+    if ((it.M + rpb - 1) / rpb > 192) rpb = (int)(((it.M + 191) / 192 + pass_rows - 1) / pass_rows) * pass_rows;
+    const int cpb = tpr * 4;
+    const int64_t nb = ((it.M + rpb - 1) / rpb) * ((it.N + cpb - 1) / cpb);
+    if (g.n == CSG_MAX || g.blocks + nb >= (1ll << 31)) flush();
+    OTR_REQUIRE(nb < (1ll << 31), "colsum_grouped: item %d needs too many workgroups", i);
+    ColsumDesc& d = g.d[g.n++];
+    d.a = it.a; d.out = it.out; d.M = (int)it.M; d.N = (int)it.N; d.lda = (int)it.lda; d.first = g.blocks; d.rpb = rpb;
+    d.tpr_h16 = tpr | ((it.dtype == OTR_H16 ? 1 : 0) << 8);
+    g.blocks += (int)nb;
+  }
+  flush();
+  if (launches == 0) return 0;
+  otr_note_launches(launches - 1);
+  return otr_check_launch("colsum_grouped");
 }
 
 template <class T>
diff --git a/opentransformer_amd/csrc/norm.hip b/opentransformer_amd/csrc/norm.hip
--- a/opentransformer_amd/csrc/norm.hip
+++ b/opentransformer_amd/csrc/norm.hip
@@ -13,6 +13,7 @@
   const float* gamma3; const float* beta3; float* mean3; float* rstd3; float* y3; bf16_t* y3_lp; const void* dy3; int dy3_h16;
   int dy_h16;
   const uint8_t* amask;
+  RbTouch touch; int riders;
 };
 
 constexpr int LN_MAXV = 4;
@@ -168,6 +169,7 @@
 
 template <class AT, bool HAS_A, int NV, bool LN2 = false> __global__ __launch_bounds__(512) void add_ln_bwd_kernel(LnArgs p) {
   constexpr int ROWS = 1, NWV = 8, NTH = 64 * NWV;
+  if (p.riders && blockIdx.x >= gridDim.x - p.riders) { otr_touch_ride(p.touch, (int)(blockIdx.x - (gridDim.x - p.riders)), p.riders); return; }
   __shared__ float red[2][NWV][NV * 256];
   const int lane = threadIdx.x & 63, wid = threadIdx.x >> 6;
   const int d = p.d;
@@ -449,7 +451,8 @@
   p.seed = seed; p.skip = skip; p.dx = dx; p.da = da; p.dgamma = dgamma; p.dbeta = dbeta; p.da_colsum = da ? da_colsum : nullptr; p.partial = partial;
   p.M = d->M; p.d = d->d; p.eps = d->eps; p.p_drop = d->p_drop; p.rng_offset = d->rng_offset;
   p.a_scale = d->a_scale == 0.f ? 1.f : d->a_scale; p.amask = d->a_row_mask;
-  dim3 grid((unsigned)((d->M + 2 * LN_BWD_ROWS - 1) / (2 * LN_BWD_ROWS)));
+  p.touch = otr_take_touch_hint(); p.riders = (int)otr_touch_riders(p.touch);
+  dim3 grid((unsigned)((d->M + 2 * LN_BWD_ROWS - 1) / (2 * LN_BWD_ROWS)) + (unsigned)p.riders);
   hipStream_t s = (hipStream_t)stream;
 #define LN_BWD_LAUNCH(NV)                                                                                   \
   {                                                                                                         \
diff --git a/opentransformer_amd/csrc/optim.hip b/opentransformer_amd/csrc/optim.hip
--- a/opentransformer_amd/csrc/optim.hip
+++ b/opentransformer_amd/csrc/optim.hip
@@ -1,5 +1,6 @@
 #include "common.h"
 
+constexpr int OPT_NORM_WG = 512;
 struct OptState {
   float step;
   float lr;
@@ -11,13 +12,17 @@
   float unscale;
   float growth_interval;
   float faults;
-  float reserved[5];
+  uint32_t ticket;
+  float reserved[4];
   float norm_part[512];
 };
-constexpr int OPT_NORM_WG = 512;
 
-__global__ void sqnorm_kernel(const float* g, int64_t n, OptState* st) {
+struct TickArgs { float base_lr, model_size, warmup, factor, step_offset, beta1, beta2, grad_scale; int32_t* fault; };
+__device__ void opt_tick(OptState* st, const TickArgs& a, int nparts);
+
+__global__ void sqnorm_kernel(const float* g, int64_t n, OptState* st, TickArgs tick) {
   __shared__ float sh[4];
+  __shared__ int last_flag;
   float s = 0.f;
   const int64_t n4 = n / 4;
   const float4* g4 = reinterpret_cast<const float4*>(g);
@@ -38,42 +43,61 @@
   s = wave_sum(s);
   if ((threadIdx.x & 63) == 0) sh[threadIdx.x >> 6] = s;
   __syncthreads();
-  if (threadIdx.x == 0) st->norm_part[blockIdx.x] = sh[0] + sh[1] + sh[2] + sh[3];
+  if (threadIdx.x == 0) {
+    __hip_atomic_store(st->norm_part + blockIdx.x, sh[0] + sh[1] + sh[2] + sh[3], __ATOMIC_RELAXED, __HIP_MEMORY_SCOPE_AGENT);
+    asm volatile("s_waitcnt vmcnt(0)" ::: "memory");
+    const uint32_t arrived = __hip_atomic_fetch_add(&st->ticket, 1u, __ATOMIC_RELAXED, __HIP_MEMORY_SCOPE_AGENT);
+    last_flag = (arrived == gridDim.x - 1);
+  }
+  __syncthreads();
+  if (!last_flag || threadIdx.x >= 64) return;
+  opt_tick(st, tick, (int)gridDim.x);
 }
 
-__global__ void opt_tick_kernel(OptState* st, float base_lr, float model_size, float warmup, float factor,
-                                float step_offset, float beta1, float beta2, float grad_scale, int32_t* fault, int nparts) {
+__device__ void opt_tick(OptState* st, const TickArgs& a, int nparts) {
+  const float base_lr = a.base_lr, model_size = a.model_size, warmup = a.warmup, factor = a.factor, step_offset = a.step_offset;
+  const float beta1 = a.beta1, beta2 = a.beta2, grad_scale = a.grad_scale;
+  int32_t* fault = a.fault;
+  const float loss_scale = st->loss_scale, good_steps = st->good_steps, growth_interval = st->growth_interval, step = st->step;
+  const float skipped = st->skipped, faults = st->faults;
+  int32_t nf = 0;
+  if (fault && threadIdx.x == 0) nf = __hip_atomic_exchange(fault, 0, __ATOMIC_RELAXED, __HIP_MEMORY_SCOPE_AGENT);
+  static_assert(OPT_NORM_WG == 8 * 64, "eight parts per lane");
+  float v[8];
+#pragma unroll
+  for (int k = 0; k < 8; ++k) {
+    const int i = (int)threadIdx.x + 64 * k;
+    v[k] = __hip_atomic_load(st->norm_part + min(i, nparts - 1), __ATOMIC_RELAXED, __HIP_MEMORY_SCOPE_AGENT);
+  }
   float part = 0.f;
-  for (int i = threadIdx.x; i < nparts; i += 64) part += st->norm_part[i];
+#pragma unroll
+  for (int k = 0; k < 8; ++k) part += ((int)threadIdx.x + 64 * k < nparts) ? v[k] : 0.f;
   part = wave_sum(part);
   if (threadIdx.x != 0) return;
+  __hip_atomic_store(&st->ticket, 0u, __ATOMIC_RELAXED, __HIP_MEMORY_SCOPE_AGENT);
   st->sqnorm = part;
-  const float ls = st->loss_scale > 0.f ? st->loss_scale : 1.f;
+  const float ls = loss_scale > 0.f ? loss_scale : 1.f;
   const float us = grad_scale / ls;
   st->unscale = us;
-  if (fault) {
-    const int32_t nf = __hip_atomic_exchange(fault, 0, __ATOMIC_RELAXED, __HIP_MEMORY_SCOPE_AGENT);
-    if (nf != 0) {
-      st->faults += (float)nf;
-      st->skipped += 1.f;
-      st->unscale = __builtin_nanf("");
-      return;
-    }
-  }
-  float norm = sqrtf(st->sqnorm) * us;
-  if (!isfinite(norm)) {
-    st->skipped += 1.f;
-    if (st->loss_scale > 0.f) { st->loss_scale = fmaxf(ls * 0.5f, 1.f); st->good_steps = 0.f; }
+  if (nf != 0) {
+    st->faults = faults + (float)nf;
+    st->skipped = skipped + 1.f;
+    st->unscale = __builtin_nanf("");
     return;
   }
-  if (st->loss_scale > 0.f) {
-    st->good_steps += 1.f;
-    if (st->growth_interval > 0.f && st->good_steps >= st->growth_interval) {
-      st->loss_scale = fminf(ls * 2.f, 65536.f);
-      st->good_steps = 0.f;
-    }
+  float norm = sqrtf(part) * us;
+  if (!isfinite(norm)) {
+    st->skipped = skipped + 1.f;
+    if (loss_scale > 0.f) { st->loss_scale = fmaxf(ls * 0.5f, 1.f); st->good_steps = 0.f; }
+    return;
   }
-  float t = st->step + 1.f;
+  if (loss_scale > 0.f) {
+    const float good = good_steps + 1.f;
+    const bool grow = growth_interval > 0.f && good >= growth_interval;
+    if (grow) st->loss_scale = fminf(ls * 2.f, 65536.f);
+    st->good_steps = grow ? 0.f : good;
+  }
+  float t = step + 1.f;
   st->step = t;
   st->bc1 = 1.f - powf(beta1, t);
   st->bc2 = 1.f - powf(beta2, t);
@@ -154,12 +178,12 @@
   OptState* st = reinterpret_cast<OptState*>(state);
   unsigned grid = (unsigned)((n / 4 + 255) / 256 > OPT_NORM_WG ? OPT_NORM_WG : (n / 4 + 255) / 256);
   if (grid < 1) grid = 1;
-  hipLaunchKernelGGL(sqnorm_kernel, dim3(grid), dim3(256), 0, s, grad, n, st);
-  hipLaunchKernelGGL(opt_tick_kernel, dim3(1), dim3(64), 0, s, st, base_lr, noam_model_size, noam_warmup, noam_factor,
-                     noam_step_offset, beta1, beta2, grad_scale, g_otr_fault, (int)grid);
+  const TickArgs tick{base_lr, noam_model_size, noam_warmup, noam_factor, noam_step_offset, beta1, beta2, grad_scale, g_otr_fault};
+  hipLaunchKernelGGL(sqnorm_kernel, dim3(grid), dim3(256), 0, s, grad, n, st, tick);
   unsigned g2 = (unsigned)((n / 4 + 255) / 256 > 4096 ? 4096 : (n / 4 + 255) / 256);
   if (g2 < 1) g2 = 1;
   hipLaunchKernelGGL(adam_kernel, dim3(g2), dim3(256), 0, s, param, grad, exp_avg, exp_avg_sq, n, st, (bf16_t*)param_bf16, beta1, beta2, eps,
                      weight_decay, clip_norm, grad_noise_std);
+  otr_note_launches(1);
   return otr_check_launch("optimizer_step");
 }
diff --git a/opentransformer_amd/csrc/rowblock.hip b/opentransformer_amd/csrc/rowblock.hip
--- a/opentransformer_amd/csrc/rowblock.hip
+++ b/opentransformer_amd/csrc/rowblock.hip
@@ -53,7 +53,6 @@
   }
 };
 
-struct RbTouch { const unsigned char* p[2]; int64_t lines[2]; };
 constexpr int RB_TOUCH_PER = 10;
 __device__ __forceinline__ void rb_touch_issue(const RbTouch& t, uint32_t (&sink)[RB_TOUCH_PER], int tid, int nthr) {
   if (!t.p[0]) return;
@@ -598,7 +597,7 @@
   if (bytes1 >= 64) { g_touch_hint.p[n] = reinterpret_cast<const unsigned char*>(p1); g_touch_hint.lines[n] = bytes1 / 64; ++n; }
   return 0;
 }
-static RbTouch take_touch_hint() { RbTouch t = g_touch_hint; g_touch_hint = RbTouch{}; return t; }
+RbTouch otr_take_touch_hint() { RbTouch t = g_touch_hint; g_touch_hint = RbTouch{}; return t; }
 
 extern "C" int32_t otr_proj_ln_fwd(const float* x, const void* c16, int64_t ldc, const void* w_pack, const float* bias, const float* gamma,
                                    const float* beta, const uint64_t* seed, float* y, void* y16, float* z, float* mean, float* rstd,
@@ -612,7 +611,7 @@
   p.x = x; p.c16 = reinterpret_cast<const uint16_t*>(c16); p.pw = reinterpret_cast<const uint4*>(w_pack); p.bias = bias; p.gamma = gamma;
   p.beta = beta; p.seed = seed; p.y = y; p.y16 = reinterpret_cast<uint16_t*>(y16); p.z = z; p.mean = mean; p.rstd = rstd;
   p.ldc = ldc; p.M = (int)M; p.eps = eps; p.p_drop = p_drop; p.rng_offset = rng_offset;
-  p.touch = take_touch_hint();
+  p.touch = otr_take_touch_hint();
   hipLaunchKernelGGL(proj_ln_fwd_kernel<8>, dim3((unsigned)((M + RB - 1) / RB)), dim3(512), 0, (hipStream_t)stream, p);
   return otr_check_launch("proj_ln_fwd");
 }
@@ -632,7 +631,7 @@
   p.dy = dy; p.z = z; p.mean = mean; p.rstd = rstd; p.gamma = gamma; p.seed = seed; p.pwt = reinterpret_cast<const uint4*>(wt_pack);
   p.dx = dx; p.da16 = reinterpret_cast<uint16_t*>(da16); p.dc16 = reinterpret_cast<uint16_t*>(dc16); p.partial = partial;
   p.ldc = ldc; p.M = (int)M; p.p_drop = p_drop; p.rng_offset = rng_offset;
-  p.touch = take_touch_hint();
+  p.touch = otr_take_touch_hint();
   hipLaunchKernelGGL(ln_bwd_proj_kernel<8>, dim3((unsigned)((M + RB - 1) / RB)), dim3(512), 0, (hipStream_t)stream, p);
   return otr_check_launch("ln_bwd_proj");
 }
@@ -652,7 +651,7 @@
   p.dy = dskip; p.z = z; p.mean = mean; p.rstd = rstd; p.gamma = gamma; p.seed = seed; p.pwt = reinterpret_cast<const uint4*>(wt_pack);
   p.dx = dx; p.da16 = reinterpret_cast<uint16_t*>(da16); p.dc16 = reinterpret_cast<uint16_t*>(dc16); p.partial = partial;
   p.ldc = ldc; p.M = (int)M; p.p_drop = p_drop; p.rng_offset = rng_offset;
-  p.touch = take_touch_hint();
+  p.touch = otr_take_touch_hint();
   hipLaunchKernelGGL(ln_bwd_proj_kernel<8>, dim3((unsigned)((M + RB - 1) / RB)), dim3(512), 0, (hipStream_t)stream, p);
   return otr_check_launch("ln_bwd_proj_slabs");
 }
@@ -687,7 +686,7 @@
   p.ldg = ldg; p.lds = lds; p.M = (int)M; p.p_drop = p_drop; p.rng_offset = rng_offset;
   if (prefetch_bytes >= 64) { p.touch.p[0] = reinterpret_cast<const unsigned char*>(prefetch); p.touch.lines[0] = prefetch_bytes / 64; }
   {
-    const RbTouch h = take_touch_hint();
+    const RbTouch h = otr_take_touch_hint();
     if (h.p[0]) {
       const int k = p.touch.p[0] ? 1 : 0;
       p.touch.p[k] = h.p[0]; p.touch.lines[k] = h.lines[0];
diff --git a/opentransformer_amd/csrc/wgrad256.h b/opentransformer_amd/csrc/wgrad256.h
--- a/opentransformer_amd/csrc/wgrad256.h
+++ b/opentransformer_amd/csrc/wgrad256.h
@@ -39,7 +39,8 @@
   int* fault;
 };
 
-int32_t wgrad256_launch(const W256Item* items, int n, void* workspace, int64_t workspace_bytes, int grid_cap, hipStream_t s);
+int32_t wgrad256_launch(const W256Item* items, int n, void* workspace, int64_t workspace_bytes, int grid_cap, hipStream_t s, int flag_offset = -1);
+void wgrad256_init(void* workspace, int flags, hipStream_t s);
 int64_t wgrad256_workspace_bytes(const W256Item* items, int n);
 int32_t wgrad256_conv_launch(const void* g2, const void* act1, float* dw2r, int B, int T1, int F1, int T2, int F2, int C1, int C2,
                              void* workspace, int64_t workspace_bytes, hipStream_t s);
diff --git a/opentransformer_amd/csrc/wgrad256.hip b/opentransformer_amd/csrc/wgrad256.hip
--- a/opentransformer_amd/csrc/wgrad256.hip
+++ b/opentransformer_amd/csrc/wgrad256.hip
@@ -434,19 +434,28 @@
   return 0;
 }
 
-int32_t wgrad256_launch(const W256Item* it, int n, void* workspace, int64_t workspace_bytes, int grid_cap, hipStream_t s) {
+void wgrad256_init(void* workspace, int flags, hipStream_t s) {
+  hipLaunchKernelGGL(wgrad256_init_kernel, dim3(1), dim3(256), 0, s, reinterpret_cast<int*>(reinterpret_cast<unsigned char*>(workspace) + 64), flags,
+                     reinterpret_cast<uint32_t*>(workspace));
+}
+
+int32_t wgrad256_launch(const W256Item* it, int n, void* workspace, int64_t workspace_bytes, int grid_cap, hipStream_t s, int flag_offset) {
   if (n <= 0) return 0;
   W256Args g{};
   int grid = 0, flags = 0;
   if (int32_t e = wgrad256_plan(it, n, grid_cap, g, grid, flags)) return e;
-  const int64_t need = 64 + (int64_t)flags * 4;
+  const int first = flag_offset < 0 ? 0 : flag_offset;
+  const int64_t need = 64 + ((int64_t)first + flags) * 4;
   if (!workspace || workspace_bytes < need) {
     otr_set_error("wgrad256: workspace of %lld bytes, need %lld", (long long)workspace_bytes, (long long)need);
     return -1;
   }
   g.zeros = workspace;
-  g.flags = reinterpret_cast<int*>(reinterpret_cast<unsigned char*>(workspace) + 64);
-  hipLaunchKernelGGL(wgrad256_init_kernel, dim3(1), dim3(256), 0, s, g.flags, flags, reinterpret_cast<uint32_t*>(workspace));
+  g.flags = reinterpret_cast<int*>(reinterpret_cast<unsigned char*>(workspace) + 64) + first;
+  if (flag_offset < 0) {
+    wgrad256_init(workspace, flags, s);
+    otr_note_launches(1);
+  }
   hipLaunchKernelGGL(wgrad256_kernel<>, dim3((unsigned)grid), dim3(512), 0, s, g);
   return otr_check_launch("wgrad256");
 }
diff --git a/opentransformer_amd/model.py b/opentransformer_amd/model.py
--- a/opentransformer_amd/model.py
+++ b/opentransformer_amd/model.py
@@ -66,6 +66,7 @@
         enc_inputs, enc_mask = inputs['inputs'], inputs['mask']
         truth, truth_length = targets['targets'], targets['targets_length']
         enc_inputs, enc_mask = self.frontend(enc_inputs, enc_mask)
+        ops.touch_decoder_behind_encoder(self.decoder)
         memory, memory_mask, _ = self.encoder(enc_inputs, enc_mask)
         memory = ops.early_mark(memory, self)
         if self.ctc_weight > 0 or not truth.is_cuda or truth.stride(-1) != 1:
@@ -74,6 +75,7 @@
         else:
             dec_in, target_out = truth[:, :-1], truth[:, 1:]
         logits, _ = self.decoder(dec_in, memory, memory_mask)
+        ops.touch_behind(None)
         if self.ctc_weight <= 0 and isinstance(self.crit, LabelSmoothingLoss):
             self.crit._otr_grad_scale = ops.loss_scale_of(self)
             try:
diff --git a/opentransformer_amd/ops.py b/opentransformer_amd/ops.py
--- a/opentransformer_amd/ops.py
+++ b/opentransformer_amd/ops.py
@@ -382,11 +382,25 @@
         self.done, self.kw = True, None
 
 
+def touch_behind(ranges):
+    _state['touch_behind'] = {'ranges': [tuple(r) for r in ranges], 'done': False} if ranges and len(ranges) <= 2 else None
+
+
+def touched(ranges):
+    t, _state['touch_behind'] = _state.get('touch_behind'), None
+    return t is not None and t['done'] and t['ranges'] == [tuple(r) for r in ranges]
+
+
 def materialize(x):
     pend = getattr(x, '_otr_pending', None)
     if pend is not None and not pend.done:
         M = pend.M
         d = pend.desc()
+        t = _state.get('touch_behind')
+        if t is not None and not t['done']:
+            r = t['ranges'] + [(None, 0)]
+            L.check(L.load().otr_touch_hint(C.c_void_p(r[0][0]), r[0][1], C.c_void_p(r[1][0]), r[1][1]), 'otr_touch_hint')
+            t['done'] = True
         L.check(_timed('dec_ln', {'bytes': M * 256 * (4 + 8 + 4 + 2 + 4)}, lambda: L.load().otr_dec_ln(C.byref(d), M, _stream())), 'otr_dec_ln')
         pend.finish()
     return x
____
§ **PROBLEM STATEMENT**
From the data above, output exactly the lines between the one containing "st->faults += (float)nf;" and the one containing "grad, n, st);", counting both of them.

§ **OUTPUT OF THE TASK**
-      st->faults += (float)nf;
-      st->skipped += 1.f;
-      st->unscale = __builtin_nanf("");
-      return;
-    }
-  }
-  float norm = sqrtf(st->sqnorm) * us;
-  if (!isfinite(norm)) {
-    st->skipped += 1.f;
-    if (st->loss_scale > 0.f) { st->loss_scale = fmaxf(ls * 0.5f, 1.f); st->good_steps = 0.f; }
+  if (nf != 0) {
+    st->faults = faults + (float)nf;
+    st->skipped = skipped + 1.f;
+    st->unscale = __builtin_nanf("");
     return;
   }
-  if (st->loss_scale > 0.f) {
-    st->good_steps += 1.f;
-    if (st->growth_interval > 0.f && st->good_steps >= st->growth_interval) {
-      st->loss_scale = fminf(ls * 2.f, 65536.f);
-      st->good_steps = 0.f;
-    }
+  float norm = sqrtf(part) * us;
+  if (!isfinite(norm)) {
+    st->skipped = skipped + 1.f;
+    if (loss_scale > 0.f) { st->loss_scale = fmaxf(ls * 0.5f, 1.f); st->good_steps = 0.f; }
+    return;
   }
-  float t = st->step + 1.f;
+  if (loss_scale > 0.f) {
+    const float good = good_steps + 1.f;
+    const bool grow = growth_interval > 0.f && good >= growth_interval;
+    if (grow) st->loss_scale = fminf(ls * 2.f, 65536.f);
+    st->good_steps = grow ? 0.f : good;
+  }
+  float t = step + 1.f;
   st->step = t;
   st->bc1 = 1.f - powf(beta1, t);
   st->bc2 = 1.f - powf(beta2, t);
@@ -154,12 +178,12 @@
   OptState* st = reinterpret_cast<OptState*>(state);
   unsigned grid = (unsigned)((n / 4 + 255) / 256 > OPT_NORM_WG ? OPT_NORM_WG : (n / 4 + 255) / 256);
   if (grid < 1) grid = 1;
-  hipLaunchKernelGGL(sqnorm_kernel, dim3(grid), dim3(256), 0, s, grad, n, st);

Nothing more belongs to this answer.